“Our club wishes to discuss her contributions to American literature.”
Now the Brown family has been active in letters, from Charles Brockden down to Alice, but no one seems to know of Susanna H. The librarian contrived to put off the matter until she could make some investigations of her own, but, all the resources of the central reference room proving unequal to the task, she timidly asked the clubwoman, at her next visit, to solve the problem.
“Oh, we don’t know who Susanna H. Brown was; that is why we came to you for information!”
“But where did you find the name?”
“Well, I don’t know exactly; but one of our members, in a conversation with some one who knows a lot about literature—I forget just who it was—was told that Susanna H. Brown had rendered noteworthy services to American literature. We’ve got to find out, for her name is already printed on the programme!”
I don’t know what was said of Miss, or Mrs. Brown at the meeting; but my opinion is that this particular item on the programme had to be omitted.

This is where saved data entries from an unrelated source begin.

+            R[j] = ss_ld16(rsrc_a, pl < npix && q >= 0 && q < M ? (unsigned)((q * C + cp * 64 + c * 8) * 2) : SS_OOB);
+        }
+    };
+    if (n_it > 0) load_chunk(0);
+    unsigned addr[4][9];
+    f32x4 acc[4];
+    int tile = 0;
+    bool has = false;
+    const char* const w_rd = smem + lane * 16;
+    for (int it = 0; it < n_it; ++it) {
+        const int gi = it / ncp, cp = it - gi * ncp;
+        if (cp == 0) {
+            tile = ((int)blockIdx.x + gi * (int)gridDim.x) * NC_G + wave;
+            has = wave < NC_G && tile < n_tiles;
+#pragma unroll
+            for (int t = 0; t < 4; ++t) {
+                acc[t] = f32x4{0.f, 0.f, 0.f, 0.f};
+                const int p = tile * 64 + 16 * t + fr, pp = p < M ? p : 0;
+                const int r = pp % HW, y = r / W, x = r - y * W;
+#pragma unroll
+                for (int tap = 0; tap < 9; ++tap) {
+                    const int dy = tap / 3 - 1, dx = tap % 3 - 1;
+                    const bool ok = p < M && y + dy >= 0 && y + dy < H && x + dx >= 0 && x + dx < W;
+                    const int pl = wave * 64 + 16 * t + fr + W + 1 + dy * W + dx;
+                    addr[t][tap] = ok ? (unsigned)(abase + pl * 128 + ((fq ^ ((pl >> 1) & 7)) << 4)) : (unsigned)(zslot + fq * 16);
+                }
+            }
+        }
+        __syncthreads();
+#pragma unroll
+        for (int j = 0; j < NC_NL; ++j) {
+            const int idx = tid + 512 * j, pl = idx >> 3, c = idx & 7;
+            *reinterpret_cast<half8v*>(smem + (pl < npix ? abase + pl * 128 + ((c ^ ((pl >> 1) & 7)) << 4) : spare)) = R[j];
+        }
+        __syncthreads();
+        load_chunk(min(it + 1, n_it - 1));
+        if (has) {
+#pragma unroll
+            for (int tap = 0; tap < 9; ++tap)
+#pragma unroll
+                for (int h = 0; h < 2; ++h) {
+                    const half8v wf = *reinterpret_cast<const half8v*>(w_rd + (tap * cs + 2 * cp + h) * 1024);
+#pragma unroll
+                    for (int t = 0; t < 4; ++t) {
+                        const half8v av = *reinterpret_cast<const half8v*>(smem + (addr[t][tap] ^ (unsigned)(h * 64)));
+                        acc[t] = __builtin_amdgcn_mfma_f32_16x16x32_f16(wf, av, acc[t], 0, 0, 0);
+                    }
+                }
+            if (cp == ncp - 1) {
+#pragma unroll
+                for (int t = 0; t < 4; ++t) {
+                    const int p = tile * 64 + 16 * t + fr;
+                    if (p < M) {
+                        const half4v o = {(half_t)(acc[t][0] + b[0]), (half_t)(acc[t][1] + b[1]), (half_t)(acc[t][2] + b[2]),
+                                          (half_t)(acc[t][3] + b[3])};
+                        *reinterpret_cast<half4v*>(out + (int64_t)p * ldo + 4 * fq) = o;
+                    }
+                }
+            }
+        }
+    }
+#endif
+}
+
+[[maybe_unused]] constexpr int SK_ROWS = 160, SK_PITCH = 328;
+template <int CPAD>
+__global__ __launch_bounds__(640) void conv3x3_shortk_kernel(const half_t* __restrict__ a, const half_t* __restrict__ w,
+                                                             const float* __restrict__ bias, half_t* __restrict__ out,
+                                                             int64_t* __restrict__ gstat, int M, int H, int W, int N, int ldw, int ldo,
+                                                             int gstat_rows, int cpg, int coff) {
+#if defined(__HIP_DEVICE_COMPILE__)
+    extern __shared__ __attribute__((aligned(16))) char smem[];
+    constexpr int KS = CPAD == 8 ? 3 : 5;
+    const int tid = threadIdx.x, lane = tid & 63, fr = lane & 15, fq = lane >> 4;
+    const int wave = __builtin_amdgcn_readfirstlane(tid >> 6);
+    const int rg = wave % 5, ch = wave / 5;
+    const int m0 = (int)blockIdx.x * SK_ROWS, n0 = (int)blockIdx.y * 320;
+    const int ncols = min(320, N - n0), rows = min(SK_ROWS, M - m0);
+    const int HW = H * W;
+
+    const __amdgpu_buffer_rsrc_t rsrc_a = ss_rsrc(a, (int64_t)M * CPAD * 2);
+    half8v af[2][KS];
+#pragma unroll
+    for (int rt = 0; rt < 2; ++rt) {
+        const int m = m0 + rg * 32 + rt * 16 + fr, mm = m < M ? m : 0;
+        const int r = mm % HW, y = r / W, x = r - y * W;
+#pragma unroll
+        for (int s = 0; s < KS; ++s) {
+            const int tap = CPAD == 8 ? 4 * s + fq : 2 * s + (fq >> 1), c0 = CPAD == 8 ? 0 : 8 * (fq & 1);
+            const int ky = tap / 3, kx = tap - 3 * ky, yy = y + ky - 1, xx = x + kx - 1;
+            const bool ok = m < M && tap < 9 && yy >= 0 && yy < H && xx >= 0 && xx < W;
+            af[rt][s] = ss_ld16(rsrc_a, ok ? (unsigned)(((mm + (ky - 1) * W + (kx - 1)) * CPAD + c0) * 2) : SS_OOB);
+        }
+    }
+    const __amdgpu_buffer_rsrc_t rsrc_w = ss_rsrc(w, (int64_t)N * ldw * 2);
+    {
+        half8v wv[2 * KS];
+#pragma unroll
+        for (int i = 0; i < 2 * KS; ++i) {
+            const int idx = tid + 640 * i, j = idx / (KS * 64), rem = idx - j * KS * 64, s = rem >> 6, l = rem & 63;
+            const int col = 16 * j + (l & 15);
+            wv[i] = ss_ld16(rsrc_w, col < ncols ? (unsigned)(((n0 + col) * ldw + 32 * s + 8 * (l >> 4)) * 2) : SS_OOB);
+        }
+#pragma unroll
+        for (int i = 0; i < 2 * KS; ++i) *reinterpret_cast<half8v*>(smem + (tid + 640 * i) * 16) = wv[i];
+    }
+    __syncthreads();
+    f32x4 acc[2][10];
+#pragma unroll
+    for (int j = 0; j < 10; ++j) { acc[0][j] = f32x4{0.f, 0.f, 0.f, 0.f}; acc[1][j] = f32x4{0.f, 0.f, 0.f, 0.f}; }
+    const bool cols_live = ch * 160 < ncols;
+    if (cols_live) {
+        const char* const w_rd = smem + (ch * 10 * KS * 64 + lane) * 16;
+#pragma unroll
+        for (int s = 0; s < KS; ++s)
+#pragma unroll
+            for (int j = 0; j < 10; ++j) {
+                const half8v wf = *reinterpret_cast<const half8v*>(w_rd + (j * KS + s) * 1024);
+                acc[0][j] = __builtin_amdgcn_mfma_f32_16x16x32_f16(wf, af[0][s], acc[0][j], 0, 0, 0);
+                acc[1][j] = __builtin_amdgcn_mfma_f32_16x16x32_f16(wf, af[1][s], acc[1][j], 0, 0, 0);
+            }
+    }
+    __syncthreads();
+    half_t* const stage = reinterpret_cast<half_t*>(smem);
+    if (cols_live) {
+#pragma unroll
+        for (int j = 0; j < 10; ++j) {
+            const int col = ch * 160 + 16 * j + 4 * fq;
+            f32x4 b = {0.f, 0.f, 0.f, 0.f};
+            if (bias) b = *reinterpret_cast<const f32x4*>(bias + n0 + col);
+#pragma unroll
+            for (int rt = 0; rt < 2; ++rt) {
+                const half4v o = {(half_t)(acc[rt][j][0] + b[0]), (half_t)(acc[rt][j][1] + b[1]), (half_t)(acc[rt][j][2] + b[2]),
+                                  (half_t)(acc[rt][j][3] + b[3])};
+                *reinterpret_cast<half4v*>(stage + (rg * 32 + rt * 16 + fr) * SK_PITCH + col) = o;
+            }
+        }
+    }
+    __syncthreads();
+    const int cpr = ncols >> 3;
+#pragma unroll 5
+    for (int idx = tid; idx < rows * cpr; idx += 640) {
+        const int row = idx / cpr, c = idx - row * cpr;
+        *reinterpret_cast<half8v*>(out + (int64_t)(m0 + row) * ldo + n0 + 8 * c) = *reinterpret_cast<const half8v*>(stage + row * SK_PITCH + 8 * c);
+    }
+    if (!gstat) return;
+    float* const part = reinterpret_cast<float*>(smem + SK_ROWS * SK_PITCH * 2);
+    const int g0 = (coff + n0) / cpg, g1 = (coff + n0 + ncols - 1) / cpg;
+    const int c = tid % 320, sub = tid / 320;
+    for (int sg = m0 / gstat_rows; sg <= (m0 + rows - 1) / gstat_rows; ++sg) {
+        const int r0 = max(sg * gstat_rows, m0) - m0, r1 = min((sg + 1) * gstat_rows, m0 + rows) - m0;
+        float s = 0.f, q = 0.f;
+        if (c < ncols)
+#pragma unroll 8
+            for (int r = r0 + sub; r < r1; r += 2) {
+                const float v = (float)stage[r * SK_PITCH + c];
+                s += v;
+                q += v * v;
+            }
+        part[(sub * 320 + c) * 2] = s;
+        part[(sub * 320 + c) * 2 + 1] = q;
+        __syncthreads();
+        if (tid < 2 * (g1 - g0 + 1)) {
+            const int g = g0 + (tid >> 1), comp = tid & 1;
+            const int c0 = max(g * cpg - coff, n0) - n0, c1 = min((g + 1) * cpg - coff, n0 + ncols) - n0;
+            float t = 0.f;
+            for (int cc = c0; cc < c1; ++cc) t += part[cc * 2 + comp] + part[(320 + cc) * 2 + comp];
+            moca_gstat_add(gstat + ((int64_t)sg * 32 + g) * 2 + comp, comp, t);
+        }
+        __syncthreads();
+    }
+#endif
+}
+
+bool ss_aligned16(const void* p) { return (reinterpret_cast<uintptr_t>(p) & 15) == 0; }
+
+template <typename Kern>
+int ss_allow_lds(Kern kern, bool* done, size_t lds) {
+    if (lds > 64 * 1024 && !*done) {
+        if (hipFuncSetAttribute(reinterpret_cast<const void*>(kern), hipFuncAttributeMaxDynamicSharedMemorySize, 160 * 1024) != hipSuccess)
+            return MOCA_E_LAUNCH;
+        *done = true;
+    }
+    return MOCA_OK;
+}
+
+}
+
+extern "C" int moca_linear_skinny_ok(int32_t M, int32_t N, int32_t K, int32_t lda, int32_t ldw, int32_t ldo) {
+    if (M < 1 || M > 32 || N < 16 || N % 16 || K < 64 || K > 1280 || K % 64) return 0;
+    if (lda < K || lda % 8 || ldw < K || ldw % 8 || ldo < N || ldo % 4) return 0;
+    if ((int64_t)N * ldw * 2 >= (1ll << 31)) return 0;
+    return 1;
+}
+
+extern "C" int moca_linear_skinny_f16(const void* a, const void* w, const float* bias, void* out, int32_t M, int32_t N, int32_t K,
+                                      int32_t lda, int32_t ldw, int32_t ldo, void* stream) {
+    if (!a || !w || !out || !moca_linear_skinny_ok(M, N, K, lda, ldw, ldo)) return MOCA_E_BADARG;
+    if (!ss_aligned16(a) || !ss_aligned16(w) || !ss_aligned16(bias) || (reinterpret_cast<uintptr_t>(out) & 7)) return MOCA_E_BADARG;
+    const int tiles = N / 16;
+    const size_t a_bytes = (size_t)(M > 16 ? 32 : 16) * K * 2;
+    const half_t* ah = reinterpret_cast<const half_t*>(a);
+    const half_t* wh = reinterpret_cast<const half_t*>(w);
+    half_t* oh = reinterpret_cast<half_t*>(out);
+    if (tiles >= 512) {
+        static bool attr = false;
+        const size_t lds = a_bytes + 1024;
+        if (ss_allow_lds(&skinny_linear_kernel<false>, &attr, lds)) return MOCA_E_LAUNCH;
+        hipLaunchKernelGGL(skinny_linear_kernel<false>, dim3((tiles + 7) / 8), dim3(512), lds, moca_stream(stream), ah, wh, bias, oh, M, N, K,
+                           lda, ldw, ldo);
+    } else {
+        static bool attr = false;
+        const size_t lds = a_bytes + 4 * 2 * 64 * 16 + 1024;
+        if (ss_allow_lds(&skinny_linear_kernel<true>, &attr, lds)) return MOCA_E_LAUNCH;
+        hipLaunchKernelGGL(skinny_linear_kernel<true>, dim3(tiles), dim3(256), lds, moca_stream(stream), ah, wh, bias, oh, M, N, K, lda, ldw, ldo);
+    }
+    MOCA_CHECK_LAUNCH();
+    return MOCA_OK;
+}
+
+static size_t narrow_lds_bytes(int C, int W) { return (size_t)9 * (C / 32) * 1024 + 128 + 1024 + (size_t)(NC_G * 64 + 2 * W + 2) * 128; }
+
+extern "C" int moca_conv3x3_narrow_ok(int32_t F, int32_t H, int32_t W, int32_t C, int32_t n_out, int32_t ldw, int32_t ldo) {
+    if (F < 1 || H < 1 || W < 1 || C < 64 || C > 320 || C % 64 || n_out < 1 || n_out > 16) return 0;
+    if (ldw < 9 * C || ldw % 8 || ldo < 16 || ldo % 4) return 0;
+    if ((int64_t)F * H * W * C * 2 >= (1ll << 31)) return 0;
+    if ((NC_G * 64 + 2 * (int64_t)W + 2) * 8 > NC_NL * 512 || narrow_lds_bytes(C, W) > 160 * 1024) return 0;
+    return 1;
+}
+
+extern "C" int moca_conv3x3_narrow_f16(const void* a, const void* w, const float* bias, void* out, int32_t F, int32_t H, int32_t W,
+                                       int32_t C, int32_t n_out, int32_t ldw, int32_t ldo, void* stream) {
+    if (!a || !w || !out || !moca_conv3x3_narrow_ok(F, H, W, C, n_out, ldw, ldo)) return MOCA_E_BADARG;
+    if (!ss_aligned16(a) || !ss_aligned16(w) || !ss_aligned16(bias) || (reinterpret_cast<uintptr_t>(out) & 7)) return MOCA_E_BADARG;
+    const int M = F * H * W, n_groups = ((M + 63) / 64 + NC_G - 1) / NC_G;
+    const size_t lds = narrow_lds_bytes(C, W);
+    static bool attr = false;
+    if (ss_allow_lds(&conv3x3_narrow_kernel, &attr, lds)) return MOCA_E_LAUNCH;
+    hipLaunchKernelGGL(conv3x3_narrow_kernel, dim3(n_groups < ss_cus() ? n_groups : ss_cus()), dim3(512), lds, moca_stream(stream),
+                       reinterpret_cast<const half_t*>(a), reinterpret_cast<const half_t*>(w), bias, reinterpret_cast<half_t*>(out), M, H, W, C,
+                       ldw, ldo);
+    MOCA_CHECK_LAUNCH();
+    return MOCA_OK;
+}
+
+extern "C" int moca_conv3x3_shortk_ok(int32_t F, int32_t H, int32_t W, int32_t Cpad, int32_t N, int32_t ldw, int32_t ldo,
+                                      int32_t gstat_rows, int32_t gstat_cpg, int32_t gstat_coff) {
+    if (F < 1 || H < 1 || W < 1 || (Cpad != 8 && Cpad != 16) || N < 160 || N % 160) return 0;
+    const int KS = Cpad == 8 ? 3 : 5;
+    if (ldw < 32 * KS || ldw % 8 || ldo < N || ldo % 8) return 0;
+    const int64_t M = (int64_t)F * H * W;
+    if (M * Cpad * 2 >= (1ll << 31) || (int64_t)N * ldw * 2 >= (1ll << 31) || (M + SK_ROWS - 1) / SK_ROWS > 0x7fffffff) return 0;
+    if (gstat_rows < 0 || gstat_cpg < 0 || gstat_coff < 0) return 0;
+    if (gstat_rows > 0) {
+        if (M % gstat_rows) return 0;
+        if (gstat_cpg > 0 ? (gstat_coff + N - 1) / gstat_cpg >= 32 : (N % 32 != 0 || gstat_coff != 0)) return 0;
+    } else if (gstat_cpg || gstat_coff) {
+        return 0;
+    }
+    return 1;
+}
+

Another lady entered a library abruptly and said “I want your books on China.”
“Do you mean the country of that name? or are you looking up porcelain?”
First perplexity and then dismay spread over the lady’s face. “Why, I don’t know,” she faltered. “The program just said China!”
A university professor was once asked by one of these program committees for a list of references on German folklore—a subject to which it had decided that its club should devote the current season. The list, as furnished, proved rather stiff, and the astonished professor received forthwith the following epistle (quoted from memory):
“DEAR PROFESSOR—
“Thank you so much for the folk-lore; but we have changed our minds and have decided to study the Chicago Drainage Canal instead.”
This hap-hazard method of programme-making is not confined to club papers, as the following anecdote will show:
An officer of a woman’s club entered a library and said that she thought it would be nice to vary the usual literary programme by the introduction of story-telling, and she asked for aid from the library staff. It was a busy season and as the librarian hesitated the clubwoman added hastily that the whole programme need not occupy more than half an hour. “We want the very simplest things, told in a few words, so that it will really be no trouble at all.”
Pressed to be more specific, she went on: “Well—no story must take more than three minutes, and we want Little Nell, Louis IX, Moses in the Bulrushes, the Princes in the Tower, Cinderella, Jack and the Bean Stalk, the Holy Night and Louis XI.
“You see that allowing three minutes apiece would bring them all within twenty-four minutes—less than half an hour, just as I said.
“And—oh, yes! we want the storyteller to sit on a platform, and just in front of her we will pose a group of little girls, all in white frocks. Won’t that be nice?”